DreamPower has rescued three horses in our eight years. Forest and Pete still work at DreamPower and Cory went on to find a more suitable home where his strong energy and big size were appreciated. (For those of you who were wondering, Angel is still in my backyard at my home, but she is a personal project and not a DreamPower horse.)  I believe there is a special role for rescued animals in therapeutic horsemanship programs.  But that is not the role we were looking to fill right now.  We were looking for a horse that can work every day, that can willingly and safely carry children with autism and veterans with PTSD and teen-agers with drug problems. We need a horse that is already well-trained and safe to walk, trot or canter independently or on a lead line.

Captain Bingo passed all the health and soundness tests.
Because DreamPower has limited funds, we cannot accept a horse with a health condition that is going to require special shoeing, ongoing medications, injections and other expensive "maintenance" items. A horse with a lot of special medical needs is beyond the financial reach of most therapeutic riding programs.
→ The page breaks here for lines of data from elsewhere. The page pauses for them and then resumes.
+    c->pset[timed].n_applied = total;
+  }
+  const BatchUpdateLaunch U{c, F, st, sl, sx, timed, sp, total, d_long_list, d_xlong_list, tab, S0.d_counters};
+  switch (c->cfg.color_mode) {
+    case KS_COLOR_MODE_COLOR: U.launch<KS_COLOR_MODE_COLOR>(); break;
+    case KS_COLOR_MODE_SEMANTIC: U.launch<KS_COLOR_MODE_SEMANTIC>(); break;
+    default: U.launch<KS_COLOR_MODE_SEMANTIC_PROBABILITY>(); break;
+  }
+  if (xlong_beside) {
+    HIPCHK(c, hipEventRecord(S0.join_x, sx));
+    HIPCHK(c, hipStreamWaitEvent(sl, S0.join_x, 0));
+  }
+  for (int k = 0; k < nb; ++k) {
+    FrameSlot& S = *slots[k];
+    if (long_beside) {
+      HIPCHK(c, hipEventRecord(S.join, sl));
+      S.join_recorded = true;
+    }
+    HIPCHK(c, hipEventRecord(S.tail_done, st));
+    S.tail_recorded = true;
+    S.tail_batched = true;
+  }
+  if (long_beside) c->pending_join = S0.join;
+  HIPCHK(c, hipGetLastError());
+  c->tb_stats[0] += 1;
+  c->tb_stats[1] += (uint64_t)nb;
+  c->tb_stats[3] += total;
+  return KS_OK;
+}
+
 int frame_tail(ks_ctx* c, FrameSlot& S) {
   if (!S.pending) return KS_OK;
   S.pending = false;
@@ -1663,6 +1850,7 @@
   hipStream_t st = c->stream_tail;
   const auto w0 = std::chrono::steady_clock::now();
   HIPCHK(c, hipEventSynchronize(S.ready));
+  if (S.batch_index == 0 && (rc = tail_batch(c, S))) return rc;
   if (c->profiling) c->prof.host_wait_ms += std::chrono::duration<double, std::milli>(std::chrono::steady_clock::now() - w0).count();
   Counters cnt = S.counters();
   uint32_t new_tiles = std::min(S.n_tiles(), c->cfg.max_tiles);
@@ -1676,6 +1864,13 @@
   }
   if ((cnt.err & kErrExact) && !(cnt.err & (kErrLabel | kErrIndex)) && (rc = repair_after_fallback(c, S, st, &cnt, &new_tiles))) return rc;
   c->pairs_hint.store(std::max<size_t>(c->pairs_hint.load(std::memory_order_relaxed), cnt.n_pairs), std::memory_order_relaxed);
+  if (S.tail_batched) {
+    S.tail_batched = false;
+    skip_update_stages(c, set);
+    finish_prof(c, set, st, cnt.n_pairs);
+    owe_stats(c, S, cnt, cnt.n_pairs, S.tb_blocks);
+    return KS_OK;
+  }
   if ((cnt.err & kErrPairs) && !(cnt.err & ~kErrPairs) && (rc = repair_after_overflow(c, S, st, &cnt, &new_tiles))) return rc;
   if (new_tiles > c->tiles_initialised) {
     hipLaunchKernelGGL(k_init_tiles, dim3(new_tiles - c->tiles_initialised), dim3(512), 0, st, c->pool, c->tiles_initialised);
@@ -2199,6 +2394,7 @@
     if (P.xlong_own) CRKS(new_stream(&c->stream_xlong));
     else if (c->xlong) c->stream_xlong = c->stream_tail;
     if (const char* ar = dbg_env("KS_APPLY_RUNS")) c->apply_runs_min_pairs = atoi(ar) ? 0ull : ~0ull;
+    if (const char* tb = dbg_env("KS_TAIL_BATCH")) c->tail_batch_on = atoi(tb) != 0;
     if (const char* ll = dbg_env("KS_LONG_LANES")) {
       c->long_lanes = atoi(ll) != 0;
       if (atoi(ll) == 2) c->long_lanes_min_pairs = 0ull;
@@ -4808,6 +5004,19 @@
   return KS_OK;
 }
 
+int ks_tail_batch_stats(ks_ctx* c, uint64_t out[4]) {
+  if (!c || !out) return KS_ERR_INVALID_ARG;
+  for (int i = 0; i < 4; ++i) out[i] = c->tb_stats[i];
+  return KS_OK;
+}
+
+int ks_tail_batch_rule(const uint32_t* err, const uint64_t* n_pairs, int32_t nb, int32_t marcher, int32_t profiling, uint64_t apply_runs_min_pairs) {
+  if (!err || !n_pairs || nb < 0 || nb > kBatchMax) return KS_ERR_INVALID_ARG;
+  unsigned long long np[kBatchMax];
+  for (int k = 0; k < nb; ++k) np[k] = n_pairs[k];
+  return tail_batch_rule(err, np, nb, marcher != 0, profiling, apply_runs_min_pairs, ~0ull) ? 1 : 0;
+}
+
 int ks_stream_plan(ks_ctx* c, int32_t out[8]) {
   if (!c || !out) return KS_ERR_INVALID_ARG;
   const StreamPlan& P = c->plan;
diff --git a/kimera_semantics_amd/csrc/ks_k_apply.h b/kimera_semantics_amd/csrc/ks_k_apply.h
--- a/kimera_semantics_amd/csrc/ks_k_apply.h
+++ b/kimera_semantics_amd/csrc/ks_k_apply.h
@@ -27,14 +27,24 @@
   float sdf, uw, dm, dn;
   uint32_t info, color, rp;
 };
-template <bool HOT_ONLY>
+template <bool HOT_ONLY, bool BATCH = false>
 __device__ __forceinline__ UpdateOps load_update_ops(const FrameParams& F, const RayDesc* __restrict__ rays, uint64_t key,
-                                                     const VoxelRef& v) {
+                                                     const VoxelRef& v, const TailFrame* __restrict__ tab = nullptr) {
   UpdateOps u;
-  u.rp = (uint32_t)key & F.point_mask;
-  const uint4* r4 = (const uint4*)rays + (size_t)ray_index(F, u.rp) * 2;
+  const uint4* r4;
+  f3 origin;
+  if constexpr (BATCH) {
+    const TailFrame& f = tail_frame(F, tab, key);
+    u.rp = (uint32_t)key & f.point_mask;
+    r4 = (const uint4*)f.rays + (size_t)tail_ray_index(f, key) * 2;
+    origin = f.t;
+  } else {
+    u.rp = (uint32_t)key & F.point_mask;
+    r4 = (const uint4*)rays + (size_t)ray_index(F, u.rp) * 2;
+    origin = F.T.t;
+  }
   const uint4 d0 = r4[0];
-  tsdf_operands(F.tsdf, F.T.t, {__uint_as_float(d0.x), __uint_as_float(d0.y), __uint_as_float(d0.z)}, v.vx, v.vy, v.vz,
+  tsdf_operands(F.tsdf, origin, {__uint_as_float(d0.x), __uint_as_float(d0.y), __uint_as_float(d0.z)}, v.vx, v.vy, v.vz,
                 __uint_as_float(d0.w), u.sdf, u.uw);
   if (HOT_ONLY) {
     const uint32_t b = (uint32_t)(key >> 56);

A good therapeutic riding horse must be 100% sound every day, able to walk and trot (and canter if asked) every time it comes out of the stall.  A horse that is lame cannot teach or work in a therapy session. After all, how would you feel if it hurt to walk and you were made to walk around, limping, every time you went to work?

A good therapeutic riding horse is a combination of saint, counselor, priest (confessor willing to forgive the sins of many) and possesses the patience of Job. He must be calm and quiet by nature and not easily upset.  She must not be bothered by the anxiety, nervousness or unexpected actions of those around them.  A good therapeutic riding horse must be well-trained and willing to teach beginning riders who are often unbalanced and uncoordinated. The horse must respond to cues that are given but not respond to cues that are mistakes or unintended, and the horse must know how to tell the difference! Many of the best therapeutic riding horses are retired show horses or ranch horses who have had extensive training and have a good work ethic with lots of "real world" experience.

Garry Stauber trying out the new horse.
 We prefer the horses that work at DreamPower to be on the short side (for a horse). That means 15.2 horse hands or smaller for DreamPower. A horse that is taller than 15.2 can be intimidating for new riders and it can be difficult for volunteers and sidewalkers to be able to reach the client while they are mounted and can difficult to dismount riders in case of a problem.  We were looking for a horse between 8-15 years of age.  Old enough to be experienced but young enough to hopefully be around for many years to come.  It needed to be strong enough to carry adult riders but gentle enough for children.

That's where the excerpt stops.